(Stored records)

@@ -578,6 +615,15 @@
                     break;
                 }
     }
+    bool fast = false;
+    if (kf && q->fast && cars && !term && !traj_mask && K > 1 && B % 64 == 0 && !(((uintptr_t)obs_out) & 15) &&
+        !goal_met && !status_out && episode && fail_flag && !(flags & RCBF_AQL_FUSED_LOOP)) {
+        const KernelInfo* kfast = find_kernel(q, safe_steps_fast_prefix(bs));
+        if (kfast && kfast->kernarg_bytes == sizeof(SafeStepsArgs)) {
+            kf = kfast;
+            fast = true;
+        }
+    }
     if (term && !kf) return RCBF_E_BAD_MODE;
     const int32_t npkt = kf ? (K + kFusedChunk - 1) / kFusedChunk : K;
 
@@ -586,6 +632,7 @@
     p->device = q->device;
     p->K = K;
     p->profiled = ends ? 2 : profiled ? 1 : 0;
+    p->form = fast ? RCBF_AQL_FORM_FUSED_FAST : kf ? RCBF_AQL_FORM_FUSED : RCBF_AQL_FORM_PER_STEP;
     const size_t table_off = (size_t)npkt * kArgStride;
     std::vector<unsigned char> host(table_off + (kf ? (size_t)n_u_rl * sizeof(const float*) : 0), 0);
     int rc = (int)hipMalloc(&p->kernargs, host.size());
@@ -989,6 +1036,8 @@
 
 int rcbf_aql_plan_dispatches(const rcbf_aql_plan* p) { return p ? (int)p->pkt.size() : RCBF_E_NULL; }
 
+int rcbf_aql_plan_form(const rcbf_aql_plan* p) { return p ? p->form : RCBF_E_NULL; }
+
 int rcbf_aql_plan_free(rcbf_aql_plan* p) {
     if (!p) return 0;
     if (p->kernargs) {
diff --git a/sac-rcbf_amd/csrc/rcbf_device.hpp b/sac-rcbf_amd/csrc/rcbf_device.hpp
--- a/sac-rcbf_amd/csrc/rcbf_device.hpp
+++ b/sac-rcbf_amd/csrc/rcbf_device.hpp
@@ -197,8 +197,11 @@
 
 __device__ __forceinline__ float div_f32_via_rcp(float a, double rb) { return (float)((double)a * rb); }
 
+template <bool POLY_ONLY = false>
 __device__ __forceinline__ double sin_small(double x) {
-    if (!(fabs(x) <= 1.3)) return sin(x);
+    if constexpr (!POLY_ONLY) {
+        if (!(fabs(x) <= 1.3)) return sin(x);
+    }
     const double x2 = x * x;
     double p = -1.9572941063391263e-20;
     p = fma(p, x2, 8.2206352466243297e-18);
@@ -1740,11 +1743,12 @@
     bool done;
 };
 
+template <bool POLY_ONLY = false>
 __device__ __forceinline__ double cars_env_pre(const rcbf_params& prm, double* xs, double& t, int& step,
                                                CarsStepOut& o) {
 #pragma clang fp contract(off)
     const double kp = prm.kp, kb = prm.k_brake, dt = 0.02;
-    double vdes0 = 30.0 - 10.0 * sin_small(0.2 * t);
+    double vdes0 = 30.0 - 10.0 * sin_small<POLY_ONLY>(0.2 * t);
     double acc[5];
     acc[0] = kp * (vdes0 - xs[1]);
 #pragma unroll
@@ -1773,13 +1777,20 @@
     return acc[3];
 }
 
-template <typename A>
+template <typename A, bool RCP = false>
 __device__ __forceinline__ void cars_env_post(double* xs, double acc3, A action, CarsStepOut& o) {
 #pragma clang fp contract(off)
     const double dt = 0.02;
     const double gu = 50.0 * (double)action;
     xs[7] += dt * (acc3 + gu);
     A a2 = action * action;
+    if constexpr (RCP) {
+        static_assert(sizeof(A) == 4, "div_f32_via_rcp: fp32 operands");
+        const float r = div_f32_via_rcp((float)((A)(-5.0) * (a2 < (A)0 ? -a2 : a2)), 1.0 / 300.0);
+        o.reward = r;
+        o.reward_d = (double)r;
+        return;
+    }
     A r = (A)(-5.0) * (a2 < (A)0 ? -a2 : a2) / (A)300;
     o.reward = (float)r;
     o.reward_d = (double)r;
diff --git a/sac-rcbf_amd/csrc/rcbf_safe_steps_fast.hpp b/sac-rcbf_amd/csrc/rcbf_safe_steps_fast.hpp
--- /dev/null
+++ b/sac-rcbf_amd/csrc/rcbf_safe_steps_fast.hpp
@@ -0,0 +1,292 @@
+#pragma once
+
+#include "rcbf_safe_step.hpp"
+
+#ifndef RCBF_FAST_PAIR
+#define RCBF_FAST_PAIR 1
+#endif
+#ifndef RCBF_FAST_AHEAD2
+#define RCBF_FAST_AHEAD2 1
+#endif
+
+namespace rcbf {
+
+__device__ __forceinline__ void seed_off_from_kernargs(uint32_t koff, uint64_t& seed, int64_t& off) {
+    seed = 0;
+    off = 0;
+#if defined(__HIP_DEVICE_COMPILE__)
+    typedef const char __attribute__((address_space(4)))* cbytes_t;
+    const cbytes_t ka = (cbytes_t)__builtin_amdgcn_kernarg_segment_ptr() + koff;
+    seed = *reinterpret_cast<const uint64_t __attribute__((address_space(4)))*>(ka + offsetof(SafeStepsArgs, seed));
+    off = *reinterpret_cast<const int64_t __attribute__((address_space(4)))*>(ka + offsetof(SafeStepsArgs, off));
+#endif
+}
+
+__device__ __forceinline__ void store_obs_chunks_full(gptr<float> obs, int64_t base, const float* lds_wave, int lane) {
+    constexpr int NO = Dims<RCBF_MODE_SIMULATED_CARS, 1>::NO;
+    static_assert(NO * 16 == 2 * 64 + 32, "two whole rounds and half a round of chunks");
+    __builtin_amdgcn_wave_barrier();
+    const float4* src = reinterpret_cast<const float4*>(lds_wave);
+    const gptr<float> dst = obs + base * NO;
+    const int c2 = 128 + (lane & 31);
+    const float4 k0 = src[lane], k1 = src[64 + lane], k2 = src[c2];
+    st_out4<false>(dst + 4 * lane, k0);
+    st_out4<false>(dst + 4 * (64 + lane), k1);
+    st_out4<false>(dst + 4 * c2, k2);
+}
+
+struct CarsFastHead {
+    LayerState<RCBF_MODE_SIMULATED_CARS, 1> L;
+    double acc3;
+    float u_rl, cst;
+    bool dn;
+};
+
+__device__ __forceinline__ void cars_fast_head(const rcbf_params& prm, double* xs, double& a, int& st, float u_rl,
+                                               const float* m, const float* s, const float* obs_c, CarsFastHead& h) {
+    constexpr int MODE = RCBF_MODE_SIMULATED_CARS;
+    using D = Dims<MODE, 1>;
+    const float us[1] = {u_rl};
+    float s32[D::NS];
+    state_from_obs32<MODE>(obs_c, s32);
+    diff_rows<MODE, 1>(prm, s32, us, m, s, h.L.G, h.L.h, nullptr);
+    CarsStepOut o;
+    h.acc3 = cars_env_pre<true>(prm, xs, a, st, o);
+    h.dn = o.done;
+    h.cst = (float)o.cost;
+    h.u_rl = u_rl;
+}
+
+__device__ __forceinline__ void cars_fast_mid(const rcbf_params& prm, int64_t B, int64_t i, gptr<double> x,
+                                              gptr<double> aux, gptr<int32_t> step, gptr<uint32_t> episode,
+                                              gptr<float> u_out, gptr<float> reward, gptr<float> cost,
+                                              gptr<uint8_t> done, int auto_reset, double* xs, double& a, int& st,
+                                              uint32_t& epr, float* obs_c, float* obs_stage, int lane, int& fail_bits,
+                                              CarsFastHead& h) {
+    constexpr int MODE = RCBF_MODE_SIMULATED_CARS;
+    using D = Dims<MODE, 1>;
+    const bool rs = auto_reset && h.dn;
+    if (__builtin_expect(rs, 0)) {
+        uint32_t koff = 0;
+        asm volatile("" : "+s"(koff));
+        uint64_t seed;
+        int64_t off;
+        seed_off_from_kernargs(koff, seed, off);
+        const uint32_t ep = epr + 1u;
+        episode[i] = ep;
+        epr = ep;
+        env_reset_one<MODE>(nullptr, i, seed, off, ep, xs, a, st);
+    }
+#pragma unroll
+    for (int p = 0; p < D::NS / 2; ++p)
+        if (p != 3) st_out2d(&x[2 * (p * B + i)], xs[2 * p], xs[2 * p + 1]);
+    st_out(&aux[i], a);
+    st_out(&step[i], st);
+    __builtin_amdgcn_sched_barrier(0);
+    const float us[1] = {h.u_rl};
+    float uf[1];
+    layer_solve_raw<MODE, 1>(prm, us, uf, h.L);
+    const int status = h.L.qp.status;
+    const double v3_reset = xs[7];
+    CarsStepOut o;
+    cars_env_post<float, true>(xs, h.acc3, uf[0], o);
+    xs[7] = rs ? v3_reset : xs[7];
+    st_out2d(&x[2 * (3 * B + i)], xs[6], xs[7]);
+    double ob[D::NO];
+    env_obs<MODE>(xs, ob);
+#pragma unroll
+    for (int k = 0; k < D::NO; ++k) obs_c[k] = (float)ob[k];
+#pragma unroll
+    for (int k = 0; k < D::NO / 2; ++k)
+        *reinterpret_cast<float2*>(&obs_stage[lane * D::NO + 2 * k]) = make_float2(obs_c[2 * k], obs_c[2 * k + 1]);
+    st_out(&u_out[i], uf[0]);
+    st_out(&reward[i], o.reward);
+    st_out(&cost[i], h.cst);
+    st_out(&done[i], (uint8_t)h.dn);
+    fail_bits |= status != RCBF_QP_OK ? 1 << status : 0;
+}
+
+__device__ __forceinline__ void cars_fast_chunks(int64_t i, gptr<double> x, gptr<double> aux, gptr<int32_t> step,
+                                                 gptr<float> obs_out, gptr<float> u_out, gptr<float> reward,
+                                                 gptr<float> cost, gptr<uint8_t> done, float* obs_stage, int lane) {
+    if constexpr (RCBF_FAST_PAIR != 0)
+        store_obs_chunks_full(obs_out, i - lane, obs_stage, lane);
+    else
+        store_obs_chunks<RCBF_MODE_SIMULATED_CARS, false, false, gptr<float>, false, true>(obs_out, i - lane,
+                                                                                           obs_stage, lane);
+    __builtin_amdgcn_wave_barrier();
+    asm volatile("" ::"s"(obs_out), "s"(x), "s"(aux), "s"(step), "s"(u_out), "s"(reward), "s"(cost), "s"(done) : "memory");
+}
+
+template <int BS = kBlock>
+__global__ void __launch_bounds__(BS) k_safe_steps_fast(
+    int64_t B, double* __restrict__ x, double* __restrict__ aux, int32_t* __restrict__ step,
+    const float* const* __restrict__ u_tab, uint32_t* __restrict__ episode, const float* __restrict__ mu,
+    const float* __restrict__ sigma, float* __restrict__ obs_out, float* __restrict__ u_out,
+    float* __restrict__ reward, float* __restrict__ cost, uint8_t* __restrict__ done, uint8_t* __restrict__ goal_met,
+    int32_t* __restrict__ status_out, int32_t* fail_flag, int auto_reset, uint64_t seed, int64_t off, rcbf_params prm,
+    int prior_cols, int n_u, int steps, int ju0) {
+    constexpr int MODE = RCBF_MODE_SIMULATED_CARS;
+    using D = Dims<MODE, 1>;
+    static_assert(D::NU == 1 && RCBF_EARLY_STORE && RCBF_FUSED_RAW_ROWS != 0, "the cars fused step's product form");
+    (void)goal_met;
+    (void)status_out;
+    const int64_t i = env_index<BS>();
+    if (i >= B) return;
+    double xs[D::NS];
+    load_state<MODE>(x, B, i, xs);
+    double a = ld_in(&aux[i]);
+    int st = ld_in(&step[i]);
+    typedef const uint64_t __attribute__((address_space(4)))* ctab_t;
+    const ctab_t tab = (ctab_t)reinterpret_cast<const uint64_t*>(u_tab);
+    auto next_j = [n_u](int j) { return j + 1 == n_u ? 0 : j + 1; };
+    static_assert(RCBF_FAST_AHEAD2 || !RCBF_FAST_PAIR, "the pair form loads two steps ahead");
+    float u0 = ld_in(&reinterpret_cast<gptr<const float>>(tab[ju0])[i]);
+    int ju = next_j(ju0);
+    float u1 = 0.0f;
+#if RCBF_FAST_AHEAD2
+    u1 = ld_in(&reinterpret_cast<gptr<const float>>(tab[ju])[i]);
+    ju = next_j(ju);
+#endif
+    uint64_t p2 = tab[ju], p3 = 0;
+#if RCBF_FAST_PAIR
+    ju = next_j(ju);
+    p3 = tab[ju];
+#endif
+    uint32_t epr = ld_in(&episode[i]);
+    prefetch_kernargs<7>();
+    float m[D::NS], s[D::NS];
+    if (prior_cols) {
+#pragma unroll
+        for (int k = 0; k < D::NS; ++k) {
+            m[k] = 0.0f;
+            s[k] = prior_sigma<MODE>(k);
+        }
+        if (sigma) {
+            s[5] = ld_in(&sigma[i]);
+            s[7] = ld_in(&sigma[B + i]);
+            s[9] = ld_in(&sigma[2 * B + i]);
+        }
+    } else {
+#pragma unroll
+        for (int k = 0; k < D::NS; ++k) {
+            m[k] = mu ? mu[i * D::NS + k] : 0.0f;
+            s[k] = sigma ? sigma[i * D::NS + k] : prior_sigma<MODE>(k);
+        }
+    }
+    __shared__ float obs_stage[BS / 64][64 * D::NO];
+    const gptr<double> xv = (gptr<double>)x;
+    const gptr<double> auxv = (gptr<double>)aux;
+    const gptr<int32_t> stepv = (gptr<int32_t>)step;
+    gptr<uint32_t> epv = (gptr<uint32_t>)episode;
+    const gptr<float> obsv = (gptr<float>)obs_out;
+    const gptr<float> uv = (gptr<float>)u_out;
+    const gptr<float> rewv = (gptr<float>)reward;
+    const gptr<float> costv = (gptr<float>)cost;
+    const gptr<uint8_t> donev = (gptr<uint8_t>)done;
+    gptr<int32_t> failv = (gptr<int32_t>)fail_flag;
+    const int lane = threadIdx.x & 63, wid = threadIdx.x >> 6;
+    int left = steps;
+    __builtin_amdgcn_s_waitcnt(0x0f70);
+    float obs_c[D::NO];
+    {
+        double o[D::NO];
+        env_obs<MODE>(xs, o);
+#pragma unroll
+        for (int k = 0; k < D::NO; ++k) obs_c[k] = (float)o[k];
+    }
+#define RCBF_FAST_WALK_HEAD()                                             \
+    const float un_ = ld_in(&reinterpret_cast<gptr<const float>>(p2)[i]); \
+    ju = next_j(ju);                                                      \
+    const uint64_t pn_ = tab[ju]
+#if RCBF_FAST_PAIR
+#define RCBF_FAST_WALK_TAIL() \
+    u0 = u1;                  \
+    u1 = un_;                 \
+    p2 = p3;                  \
+    p3 = pn_
+#elif RCBF_FAST_AHEAD2
+#define RCBF_FAST_WALK_TAIL() \
+    u0 = u1;                  \
+    u1 = un_;                 \
+    p2 = pn_
+#else
+#define RCBF_FAST_WALK_TAIL() \
+    u0 = un_;                 \
+    p2 = pn_
+#endif
+#define RCBF_FAST_MID(H_)                                                                                           \
+    cars_fast_mid(prm, B, i, xv, auxv, stepv, epv, uv, rewv, costv, donev, auto_reset, xs, a, st, epr, obs_c, \
+                  obs_stage[wid], lane, fail_bits, H_)
+#define RCBF_FAST_CHUNKS() cars_fast_chunks(i, xv, auxv, stepv, obsv, uv, rewv, costv, donev, obs_stage[wid], lane)
+    constexpr int PER = RCBF_FAST_PAIR ? 2 : 1;
+#pragma nounroll
+    while (left >= PER) {
+        bool in_range = fabs(0.2 * a) <= 1.3;
+        if (PER == 2) in_range = in_range && fabs(0.2 * (a + 0.02)) <= 1.3;
+        if (__builtin_amdgcn_ballot_w64(!in_range) != 0) break;
+        asm volatile("" : "+v"(epv), "+v"(failv));
+        int fail_bits = 0;
+        left -= PER;
+#if RCBF_FAST_PAIR
+        const float n0 = ld_in(&reinterpret_cast<gptr<const float>>(p2)[i]);
+        const float n1 = ld_in(&reinterpret_cast<gptr<const float>>(p3)[i]);
+        ju = next_j(ju);
+        const uint64_t q2 = tab[ju];
+        ju = next_j(ju);
+        const uint64_t q3 = tab[ju];
+        CarsFastHead ha, hb;
+        cars_fast_head(prm, xs, a, st, u0, m, s, obs_c, ha);
+        RCBF_FAST_MID(ha);
+        __builtin_amdgcn_sched_barrier(0);
+        cars_fast_head(prm, xs, a, st, u1, m, s, obs_c, hb);
+        __builtin_amdgcn_sched_barrier(0);
+        RCBF_FAST_CHUNKS();
+        RCBF_FAST_MID(hb);
+        RCBF_FAST_CHUNKS();
+        u0 = n0;
+        u1 = n1;
+        p2 = q2;
+        p3 = q3;
+#else
+        RCBF_FAST_WALK_HEAD();
+        CarsFastHead ha;
+        cars_fast_head(prm, xs, a, st, u0, m, s, obs_c, ha);
+        RCBF_FAST_MID(ha);
+        RCBF_FAST_CHUNKS();
+        RCBF_FAST_WALK_TAIL();
+#endif
+        if (__builtin_expect(fail_bits != 0, 0))
+            __hip_atomic_fetch_or(failv, fail_bits, __ATOMIC_RELAXED, __HIP_MEMORY_SCOPE_AGENT);
+    }
+    const Stamps<false> stamps{};
+#pragma nounroll
+    while (left > 0) {
+        --left;
+        asm volatile("" : "+v"(epv), "+v"(failv));
+        RCBF_FAST_WALK_HEAD();
+        const float us[1] = {u0};
+        bool rs = false;
+        safe_step_body<RCBF_SOLVER_ACTIVE_SET, MODE, 1, false, false, true, false, false, 1>(
+            prm, B, i, xv, auxv, stepv, epv, obsv, uv, rewv, costv, donev, (gptr<uint8_t>)nullptr,
+            (gptr<int32_t>)nullptr, failv, auto_reset, seed, off, xs, a, st, us, m, s, true, epr, stamps, obs_stage[wid],
+            nullptr, lane, &rs, obs_c);
+        epr += rs ? 1u : 0u;
+        __builtin_amdgcn_wave_barrier();
+        asm volatile("" ::: "memory");
+        RCBF_FAST_WALK_TAIL();
+    }
+#undef RCBF_FAST_MID
+#undef RCBF_FAST_CHUNKS
+#undef RCBF_FAST_WALK_HEAD
+#undef RCBF_FAST_WALK_TAIL
+}
+
+#define RCBF_SAFE_STEPS_FAST_INSTANTIATE(BS_)                                                                       \
+    template __global__ void k_safe_steps_fast<BS_>(                                                                \
+        int64_t, double* __restrict__, double* __restrict__, int32_t* __restrict__, const float* const* __restrict__, \
+        uint32_t* __restrict__, const float* __restrict__, const float* __restrict__, float* __restrict__,          \
+        float* __restrict__, float* __restrict__, float* __restrict__, uint8_t* __restrict__, uint8_t* __restrict__, \
+        int32_t* __restrict__, int32_t*, int, uint64_t, int64_t, rcbf_params, int, int, int, int)
+
+}
diff --git a/sac-rcbf_amd/csrc/rcbf_steps_fast.hip b/sac-rcbf_amd/csrc/rcbf_steps_fast.hip
--- /dev/null
+++ b/sac-rcbf_amd/csrc/rcbf_steps_fast.hip
@@ -0,0 +1,7 @@
+#include "rcbf_safe_steps_fast.hpp"
+
+namespace rcbf {
+RCBF_SAFE_STEPS_FAST_INSTANTIATE(64);
+RCBF_SAFE_STEPS_FAST_INSTANTIATE(128);
+RCBF_SAFE_STEPS_FAST_INSTANTIATE(256);
+}
diff --git a/sac-rcbf_amd/rcbf_amd/_lib.py b/sac-rcbf_amd/rcbf_amd/_lib.py
--- a/sac-rcbf_amd/rcbf_amd/_lib.py
+++ b/sac-rcbf_amd/rcbf_amd/_lib.py
@@ -135,6 +135,7 @@
     "rcbf_aql_run": [_P, _U64],
     "rcbf_aql_plan_times": [_P, _P],
     "rcbf_aql_plan_dispatches": [_P],
+    "rcbf_aql_plan_form": [_P],
     "rcbf_aql_plan_free": [_P],
     "rcbf_host_free": [_P],
     "rcbf_version": [],
diff --git a/sac-rcbf_amd/rcbf_amd/aql.py b/sac-rcbf_amd/rcbf_amd/aql.py
--- a/sac-rcbf_amd/rcbf_amd/aql.py
+++ b/sac-rcbf_amd/rcbf_amd/aql.py
@@ -8,6 +8,8 @@
 PROFILE = 1
 PROFILE_ENDS = 64
 PER_STEP = 128
+FUSED_LOOP = 256
+FORMS = ("per_step", "fused", "fused_fast")
 TRAJ_OBS, TRAJ_U, TRAJ_REWARD, TRAJ_COST, TRAJ_DONE, TRAJ_GOAL_MET, TRAJ_STATUS = 1, 2, 4, 8, 16, 32, 64
 TRAJ_BITS = {"obs": TRAJ_OBS, "u": TRAJ_U, "reward": TRAJ_REWARD, "cost": TRAJ_COST, "done": TRAJ_DONE,
              "goal_met": TRAJ_GOAL_MET, "status": TRAJ_STATUS}
@@ -54,7 +56,7 @@
 
     def safe_step_plan(self, env, u_rl_seq, layer, steps=None, mean=None, sigma=None, outputs=None,
                        auto_reset=True, prior_layout="rows", span=None, profile=False, fence_flags=0, fused=None,
-                       trajectory=None):
+                       trajectory=None, fast=None):
         if env.device != self.device:
             raise ValueError(f"env on {env.device}, queue on {self.device}")
         o = outputs if outputs is not None else env.make_outputs()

How to complete this task: The result should be every line that contains "char", copied from the entries.

Answer for this exercise:
     std::vector<unsigned char> host(table_off + (kf ? (size_t)n_u_rl * sizeof(const float*) : 0), 0);
+    typedef const char __attribute__((address_space(4)))* cbytes_t;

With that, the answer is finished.